Coffee giant Starbucks (NASDAQ: SBUX) is scheduled to report fiscal first-quarter results on Jan. 24. Following a strong 2018 in which the stock crushed the market, expectations are high. In its fourth quarter, the company's momentum was evident across multiple key metrics, including comparable-store sales, revenue, earnings per share, and active rewards members.
When Starbucks reports its fiscal first-quarter results, investors will get to see if the company's recent reacceleration will prove to be short-lived or rather a preview of strong results in fiscal 2019. Can Starbucks impress investors for a second quarter in a row?
Here are three areas worth watching when the coffee company reports its first-quarter results next week.
Image source: Starbucks.
On the surface, Starbucks' revenue growth in its fourth quarter of fiscal 2018 suggests there wasn't an acceleration in the coffee giant's business during the quarter. For both Q3 and Q4, consolidated revenue rose 11% year over year. But when the net impact of currency changes and activities to streamline operations are excluded, third-quarter revenue was up 7% year over year, and fourth-quarter revenue was up 9% -- two percentage points higher than Q3's growth.

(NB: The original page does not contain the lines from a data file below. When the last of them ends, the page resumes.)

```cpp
int jh_op_conv(int nd, int kind, int k, int stride, int pad, int cin, int cout,
               const float* w_host, const float* b_host, const float* x_dev, int n, int d, int h,
               int w, const float* gate_dev, int norm_act, float* y_dev, void* stream);
long jh_deconv4_window_launches(void);
int jh_conv_form(int nd, int kind, int k, int stride, int pad, int cin, int cout, int has_bias,
                 int want_stats, int gate , int precision,
                 int in_px , char* name, int name_cap);
int jh_node_form(int c, int cout, int n, int h, int w, int n_in, const int* modes, int act, int batch_class,
                 int want_pool, char* name, int name_cap, int32_t out[8]);
typedef struct jh_op_operand {
  const double* in_sums_host;
  int32_t in_act;
  int32_t latency_class;
  int32_t want_stats;
  int32_t se_c, se_s;
  float se_inv_hw;
  const float *se_wr_host, *se_br_host, *se_we_host, *se_be_host;
  const double* se_pool_host;
} jh_op_operand;
int jh_op_conv_operand(int nd, int kind, int k, int stride, int pad, int cin, int cout,
                       const float* w_host, const float* b_host, const float* x_dev, int n, int d, int h,
                       int w, const float* gate_dev, const jh_op_operand* operand, float* y_dev, void* stream);
int jh_op_se_gate(const double* pool_host, int n, int c, int squeeze, float inv_hw, const float* wr_host,
                  const float* br_host, const float* we_host, const float* be_host, float* gate_dev, void* stream);
int jh_op_norm_apply(const float* x_dev, int n, int c, int d, int h, int w, const double* sums_host, int act,
                     const float* r1_dev, const double* r1_sums_host, const float* r2_dev, int write_y, int want_pool,
                     int min_block_kb, float* y_dev, double* pool_host, void* stream);
int jh_op_depthwise(int k, int c, const float* w_host, const float* x_dev, int n, int h, int w,
                    int norm_act, float* y_dev, void* stream);
int jh_op_depthwise_pool(int k, int c, const float* w_host, const float* x_dev, int n, int h, int w,
                         float* y_dev, float* pool_dev, void* stream);

int jh_op_yuv420_to_bgr(const uint8_t* frames_dev, int format, int n, int h, int w, uint8_t* out_bgr_dev,
                        void* stream);
int jh_op_yuv_surface_to_bgr(const uint8_t* frames_dev, const jh_yuv_surface* surface, int n, int h, int w,
                             uint8_t* out_bgr_dev, void* stream);
int jh_op_sensor_to_bgr(const uint8_t* frames_dev, const jh_sensor_surface* surface, int n, int h, int w,
                        uint8_t* out_bgr_dev, void* stream);

int64_t jh_joint_argmax_all_workspace_bytes(int n, int hh, int wh, int jp);
int jh_op_joint_argmax_all(const float* heat_dev, int n, int hh, int wh, int j, int jp, int32_t* idx_dev,
                           float* max_dev, void* workspace_dev, int64_t workspace_bytes, void* stream);

int jh_op_bifpn_node(int n_in, const int* modes, const float* weights, int act, int n, int c, int cout,
                     int h, int w, const float* x0_dev, const float* x1_dev, const float* x2_dev,
                     const float* dw_host, const float* pw_host, const float* bias_host, float* y_dev,
                     void* stream);
typedef struct jh_op_node_ex {
  int32_t batch_class;
  int32_t want_pool;
  const double* in_sums_host[3];
  int64_t in_count[3];
  float* y_pool_dev;
  int32_t* pool_written_host;
  double* out_sums_host;
// ... 11 lines not shown
```

### jarvis-hybridnet_amd/_native.py

```python
import ctypes
import math
import os
from typing import NamedTuple

import torch

_HERE = os.path.dirname(os.path.abspath(__file__))
LIB_PATH = os.environ.get("JH_LIBRARY_PATH") or os.path.join(_HERE, "libjarvis_hip.so")
_lib = None

c_void_p, c_int, c_float, c_int64 = ctypes.c_void_p, ctypes.c_int, ctypes.c_float, ctypes.c_int64
c_char_p = ctypes.c_char_p


class PredictorConfig(ctypes.Structure):
    _fields_ = [("num_cameras", ctypes.c_int32), ("num_joints", ctypes.c_int32),
                ("center_size", ctypes.c_int32), ("bbox", ctypes.c_int32),
                ("roi_cube_size", c_float), ("grid_spacing", c_float),
                ("center_model", ctypes.c_int32), ("kp_model", ctypes.c_int32),
                ("img_h", ctypes.c_int32), ("img_w", ctypes.c_int32),
                ("time_batch", ctypes.c_int32), ("time_batch_3d", ctypes.c_int32),
                ("cam_lo", ctypes.c_int32),
                ("cam_n", ctypes.c_int32), ("mean", c_float * 3), ("std", c_float * 3),
                ("precision", ctypes.c_int32)]
# ... 185 lines not shown
    "jh_op_joint_peaks_refine": (c_int, [c_void_p, c_int, c_int, c_int, c_int, c_void_p, c_int, c_int, c_void_p,
                                         c_void_p]),
    "jh_op_triangulate_joints": (c_int, [c_void_p, c_int, c_int, c_int, c_void_p, c_void_p, c_void_p, c_int,
                                         ctypes.POINTER(Joints3dParamsStruct), c_void_p, c_void_p, c_void_p, c_void_p,
                                         c_void_p]),
    "jh_predictor_triangulate_joints": (c_int, [c_void_p, c_void_p, c_int, c_void_p,
                                                ctypes.POINTER(Joints3dParamsStruct)] + [c_void_p] * 6),
    "jh_predictor_set_joint_mask": (c_int, [c_void_p, c_int, c_void_p, ctypes.POINTER(Joints3dParamsStruct), c_void_p]),
    "jh_predictor_get_joint_mask": (c_int, [c_void_p, c_void_p, c_void_p, c_void_p]),
    "jh_predictor_stage_3d_joint_masked": (c_int, [c_void_p, c_void_p, c_int] + [c_void_p] * 6),
    "jh_reproject_joint_masked_workspace_bytes": (c_int64, [c_int, c_int, c_int, c_int]),
    "jh_reproject_forward_joint_masked": (c_int, [c_void_p, c_int, c_int, c_int, c_void_p, c_void_p, c_void_p,
                                                  c_void_p, c_void_p, c_int, c_float, c_void_p, c_void_p, c_void_p,
                                                  c_void_p, c_int64, c_void_p]),
    "jh_joint_argmax_all_workspace_bytes": (c_int64, [c_int, c_int, c_int, c_int]),
    "jh_op_joint_argmax_all": (c_int, [c_void_p, c_int, c_int, c_int, c_int, c_int, c_void_p, c_void_p, c_void_p,
                                       c_int64, c_void_p]),
    "jh_predictor2d_create": (c_int, [c_void_p, c_void_p, ctypes.POINTER(PredictorConfig),
                                      ctypes.POINTER(c_void_p)]),
    "jh_predictor2d_destroy": (None, [c_void_p]),
    "jh_predictor2d_forward": (c_int, [c_void_p] * 6),
    "jh_predictor2d_forward_u8": (c_int, [c_void_p] * 6),
    "jh_predictor2d_forward_yuv": (c_int, [c_void_p, c_void_p, c_int, c_void_p, c_void_p, c_void_p, c_void_p]),
    "jh_predictor_debug": (c_int, [c_void_p, c_void_p, c_void_p, c_void_p, c_void_p, c_void_p]),
    "jh_predictor_hybridnet_forward": (c_int, [c_void_p] * 9),
    "jh_op_conv": (c_int, [c_int] * 7 + [c_void_p, c_void_p, c_void_p] + [c_int] * 4 +
                   [c_void_p, c_int, c_void_p, c_void_p]),
    "jh_deconv4_window_launches": (ctypes.c_long, []),
    "jh_conv_form": (c_int, [c_int] * 12 + [c_char_p, c_int]),
    "jh_node_form": (c_int, [c_int] * 6 + [ctypes.POINTER(c_int)] + [c_int] * 3 +
                     [c_char_p, c_int, ctypes.POINTER(ctypes.c_int32)]),
    "jh_op_conv_operand": (c_int, [c_int] * 7 + [c_void_p, c_void_p, c_void_p] + [c_int] * 4 +
                           [c_void_p, ctypes.POINTER(OpOperand), c_void_p, c_void_p]),
    "jh_op_se_gate": (c_int, [c_void_p, c_int, c_int, c_int, c_float] + [c_void_p] * 6),
    "jh_op_norm_apply": (c_int, [c_void_p] + [c_int] * 5 + [c_void_p, c_int, c_void_p, c_void_p, c_void_p, c_int,
                                                           c_int, c_int, c_void_p, c_void_p, c_void_p]),
    "jh_op_depthwise": (c_int, [c_int, c_int, c_void_p, c_void_p, c_int, c_int, c_int, c_int,
                                c_void_p, c_void_p]),
    "jh_op_depthwise_pool": (c_int, [c_int, c_int, c_void_p, c_void_p, c_int, c_int, c_int, c_void_p, c_void_p,
                                     c_void_p]),
    "jh_op_yuv420_to_bgr": (c_int, [c_void_p, c_int, c_int, c_int, c_int, c_void_p, c_void_p]),
    "jh_op_bifpn_node": (c_int, [c_int, ctypes.POINTER(c_int), ctypes.POINTER(c_float), c_int, c_int, c_int,
                                 c_int, c_int, c_int, c_void_p, c_void_p, c_void_p, c_void_p, c_void_p,
                                 c_void_p, c_void_p, c_void_p]),
    "jh_op_bifpn_node_ex": (c_int, [c_int, ctypes.POINTER(c_int), ctypes.POINTER(c_float), c_int, c_int, c_int,
                                    c_int, c_int, c_int, c_void_p, c_void_p, c_void_p, c_void_p, c_void_p,
                                    c_void_p, c_void_p, ctypes.POINTER(OpNodeEx), c_void_p]),
}


def symbols():
    return sorted(_SIGS)


def lib():
    global _lib
    if _lib is None:
        if not os.path.isfile(LIB_PATH):
            raise RuntimeError(
                "jarvis_hybridnet_amd: %s is missing -- build it with "
                "`python -c 'import __graft_entry__ as g; g.build()'` (hipcc, gfx950). "
                "There is no CPU fallback." % LIB_PATH)
        handle = ctypes.CDLL(LIB_PATH)
        for name, (res, args) in _SIGS.items():
            fn = getattr(handle, name)
            fn.restype, fn.argtypes = res, args
# ... 398 lines not shown
```

### jarvis-hybridnet_amd/csrc/api.hip

```cpp
#include <cstring>
#include <memory>
#include "../../include/jarvis_hip.h"
#include <cstdlib>
#include "nets.h"
#include "bifpn_node.h"
#include "views2d.h"
#include "subjects.h"
#include "joints3d.h"
#include "tracks.h"

namespace jh {
static thread_local std::string g_err;
void set_error(const std::string& msg) { g_err = msg; }
}

using namespace jh;

struct jh_params { ParamMap map; };
struct jh_efftrack { EffTrackPlan plan; };
struct jh_v2v { V2VPlan plan; };

namespace {

struct Scratch {
// ... 1683 lines not shown
                        (int32_t)ch.lds, ch.pool ? 1 : 0};
  std::copy(v, v + 8, out);
  return 0;
}

static int op_upload_stats(Scratch& sc, const double* sums_host, int n, int c, int Cp, double** dev) {
  std::vector<double> st((size_t)n * Cp * kStatW, 0.0);
  for (int b = 0; b < n; ++b)
    for (int ch = 0; ch < c; ++ch) {
      st[((size_t)b * Cp + ch) * kStatW] = sums_host[((size_t)b * c + ch) * 2];
      st[((size_t)b * Cp + ch) * kStatW + kLimbs] = sums_host[((size_t)b * c + ch) * 2 + 1];
    }
  return op_upload(sc, st.data(), st.size(), dev);
}

static int op_upload_se(Scratch& sc, const double* pool_host, int n, int C, int Cp, int S, float inv_hw,
                        const float* wr, const float* br, const float* we, const float* be, SeGate* out) {
  JH_REQUIRE(pool_host && wr && br && we && be && C >= 1 && C <= Cp && S >= 1, "squeeze-excite recipe");
  std::vector<double> pl((size_t)n * Cp * kLimbs, 0.0);
  for (int b = 0; b < n; ++b)
    for (int ch = 0; ch < C; ++ch) pl[((size_t)b * Cp + ch) * kLimbs] = pool_host[(size_t)b * C + ch];
  double* pool = nullptr;
  float *dwr = nullptr, *dbr = nullptr, *dwe = nullptr, *dbe = nullptr;
  if (op_upload(sc, pl.data(), pl.size(), &pool) || op_upload(sc, wr, (size_t)S * C, &dwr) ||
      op_upload(sc, br, (size_t)S, &dbr) || op_upload(sc, we, (size_t)C * S, &dwe) || op_upload(sc, be, (size_t)C, &dbe))
    return 1;
  out->pool = pool; out->wr = dwr; out->br = dbr; out->we = dwe; out->be = dbe;
  out->C = C; out->S = S; out->inv_hw = inv_hw;
  return 0;
}

static int op_conv_body(int nd, int kind, int k, int stride, int pad, int cin, int cout, const float* w_host,
                        const float* b_host, const float* x_dev, int n, int d, int h, int w, const float* gate_dev,
                        int norm_act, const jh_op_operand* opd, float* y_dev, hipStream_t s, const char* who) {
  const bool recipe = opd && opd->se_pool_host;
  const bool want_stats = opd ? opd->want_stats != 0 : norm_act >= 0;
  const bool plain_out = !want_stats && !gate_dev && !recipe;
  const ConvDesc desc = kind == 0 ? conv_desc(nd, k, stride, pad, cin, cout)
                                  : (kind == 1 ? deconv2d_k4s2p1_desc(cin, cout) : deconv3d_k2s2_desc(cin, cout));
  Scratch sc;
  Act x, y;
  if (nd == 2) d = 1;
  if (sc.act(n, d, h, w, cin, &x)) return 1;
  int Do, Ho, Wo;
  conv_out_shape(desc, d, h, w, &Do, &Ho, &Wo);
  if (sc.act(n, Do, Ho, Wo, cout, &y)) return 1;
  JH_CHECK_HIP(hipMemsetAsync(y.p, kind == 1 && plain_out ? 0xFF : 0, y.bytes(), s));
  ConvUse use;
  use.desc = desc; use.desc.latency_class = opd ? opd->latency_class : 0;
  use.transposed = kind != 0; use.has_bias = b_host != nullptr; use.want_stats = want_stats;
  use.gate = recipe ? ConvGate::Recipe : (gate_dev ? ConvGate::Tensor : ConvGate::None);
  use.precision = precision_mode();
  use.in_px = x.Cp;
  ConvLayer layer;
  if (make_conv_layer(use, w_host, b_host, y.D, y.H, y.W, &layer)) return 1;
  double* stats = nullptr;
  float* gate_p = nullptr;
  if (want_stats) {
    if (sc.get(reinterpret_cast<void**>(&stats), (size_t)n * y.Cp * kStatW * sizeof(double))) return 1;
    JH_CHECK_HIP(hipMemsetAsync(stats, 0, (size_t)n * y.Cp * kStatW * sizeof(double), s));
  }
  if (gate_dev) {
    if (sc.get(reinterpret_cast<void**>(&gate_p), (size_t)n * x.Cp * sizeof(float))) return 1;
    JH_CHECK_HIP(hipMemsetAsync(gate_p, 0, (size_t)n * x.Cp * sizeof(float), s));
    JH_CHECK_HIP(hipMemcpy2DAsync(gate_p, x.Cp * sizeof(float), gate_dev, cin * sizeof(float), cin * sizeof(float), n,
                                  hipMemcpyDeviceToDevice, s));
  }
  InNorm in;
  SeGate se;
  if (opd && opd->in_sums_host) {
    double* st = nullptr;
    if (op_upload_stats(sc, opd->in_sums_host, n, cin, x.Cp, &st)) return 1;
    in.stats = st; in.inv = 1.f / (float)x.pixels(); in.act = opd->in_act;
  }
  if (recipe) {
    JH_REQUIRE(opd->se_c == cin, "the gate recipe has one gate per input channel");
    if (op_upload_se(sc, opd->se_pool_host, n, opd->se_c, x.Cp, opd->se_s, opd->se_inv_hw, opd->se_wr_host,
                     opd->se_br_host, opd->se_we_host, opd->se_be_host, &se)) return 1;
  }
  if (launch_to_channel_last(x_dev, x, s)) return 1;
  if (layer.launch(x, y, gate_p, stats, in, recipe ? &se : nullptr, s)) return 1;
  if (!opd && norm_act >= 0 && launch_norm_apply(y, stats, norm_act, nullptr, nullptr, y.p, nullptr, s)) return 1;
  if (launch_from_channel_last(y, y_dev, s)) return 1;
  if (hipStreamSynchronize(s) != hipSuccess) { set_error(std::string("stream sync failed in ") + who); return 1; }
  return 0;
}

int jh_op_conv(int nd, int kind, int k, int stride, int pad, int cin, int cout,
               const float* w_host, const float* b_host, const float* x_dev, int n, int d, int h,
               int w, const float* gate_dev, int norm_act, float* y_dev, void* stream) {
  return op_conv_body(nd, kind, k, stride, pad, cin, cout, w_host, b_host, x_dev, n, d, h, w, gate_dev, norm_act,
                      nullptr, y_dev, static_cast<hipStream_t>(stream), "jh_op_conv");
}

int jh_op_conv_operand(int nd, int kind, int k, int stride, int pad, int cin, int cout,
                       const float* w_host, const float* b_host, const float* x_dev, int n, int d, int h,
                       int w, const float* gate_dev, const jh_op_operand* operand, float* y_dev, void* stream) {
  JH_REQUIRE(operand && w_host && x_dev && y_dev && n >= 1, "bad argument");
  JH_REQUIRE(operand->in_act >= ACT_NONE && operand->in_act <= ACT_SILU, "jh_op_conv_operand: in_act");
  JH_REQUIRE(operand->latency_class == 0 || operand->latency_class == 1, "jh_op_conv_operand: latency_class");
  JH_REQUIRE(!(gate_dev && operand->se_pool_host), "either a gate tensor or a gate recipe");
  return op_conv_body(nd, kind, k, stride, pad, cin, cout, w_host, b_host, x_dev, n, d, h, w, gate_dev, -1, operand,
                      y_dev, static_cast<hipStream_t>(stream), "jh_op_conv_operand");
}

int jh_op_se_gate(const double* pool_host, int n, int c, int squeeze, float inv_hw, const float* wr_host,
                  const float* br_host, const float* we_host, const float* be_host, float* gate_dev, void* stream) {
  hipStream_t s = static_cast<hipStream_t>(stream);
  JH_REQUIRE(gate_dev && n >= 1, "bad argument");
  Scratch sc;
  SeGate se;
  const int Cp = cpad(c);
  if (op_upload_se(sc, pool_host, n, c, Cp, squeeze, inv_hw, wr_host, br_host, we_host, be_host, &se)) return 1;
  float* gate = nullptr;
  if (sc.get(reinterpret_cast<void**>(&gate), (size_t)n * Cp * sizeof(float))) return 1;
  if (launch_se_gate(se.pool, n, c, Cp, squeeze, inv_hw, se.wr, se.br, se.we, se.be, gate, s)) return 1;
  JH_CHECK_HIP(hipMemcpy2DAsync(gate_dev, c * sizeof(float), gate, Cp * sizeof(float), c * sizeof(float), n,
                                hipMemcpyDeviceToDevice, s));
  JH_CHECK_HIP(hipStreamSynchronize(s));
  return 0;
}
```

Can Starbucks' maintain this accelerated growth rate in its first quarter of fiscal 2019?
One of the most important metrics for Starbucks investors to watch is the company's comparable-store sales trends. Measuring sales trends at stores open at company-operated stores for 13 months or longer and excluding the effect of fluctuations in foreign currency exchange rates, comparable-store sales trends give investors insight into how the company's stores are performing.
This key metric accelerated significantly in fiscal Q4, highlighting promising momentum for the company. Comparable-store sales were up 3% globally, driven by 4% growth in U.S. comparable-store sales. This compares to just 1% growth in global comparable-store sales in Q3.
Fortunately, management expects this accelerated pace in comparable-sales growth to persist. The company guided for 3% to 4% growth in the key metric in fiscal 2019. Investors, therefore, should look for first-quarter comparable-sales growth to come in somewhere in this range.
One way Starbucks has driven sales growth over the years is by engaging its customers through digital relationships. These efforts remain important to the company, with active rewards members increasing 15% year over year in Q4 -- the company's highest growth rate in seven quarters.
"These customers continue to drive nearly 40% of tender in the U.S. with Mobile Order and Pay representing 14% of transactions," said Starbucks Chief Operating Officer Rosalind Brewer in the company's fiscal fourth-quarter earnings call.
The company has also recently started forming digital relationships through customers that are not rewards members, growing this number from zero to 10 million in fiscal 2018. Four million of these digital relationships were added in Q4 alone. Investors should look to see how many new non-rewards digital relationships Starbucks can form in Q1.
Starbucks reports its fiscal first-quarter results after market close on Thursday, Jan. 24.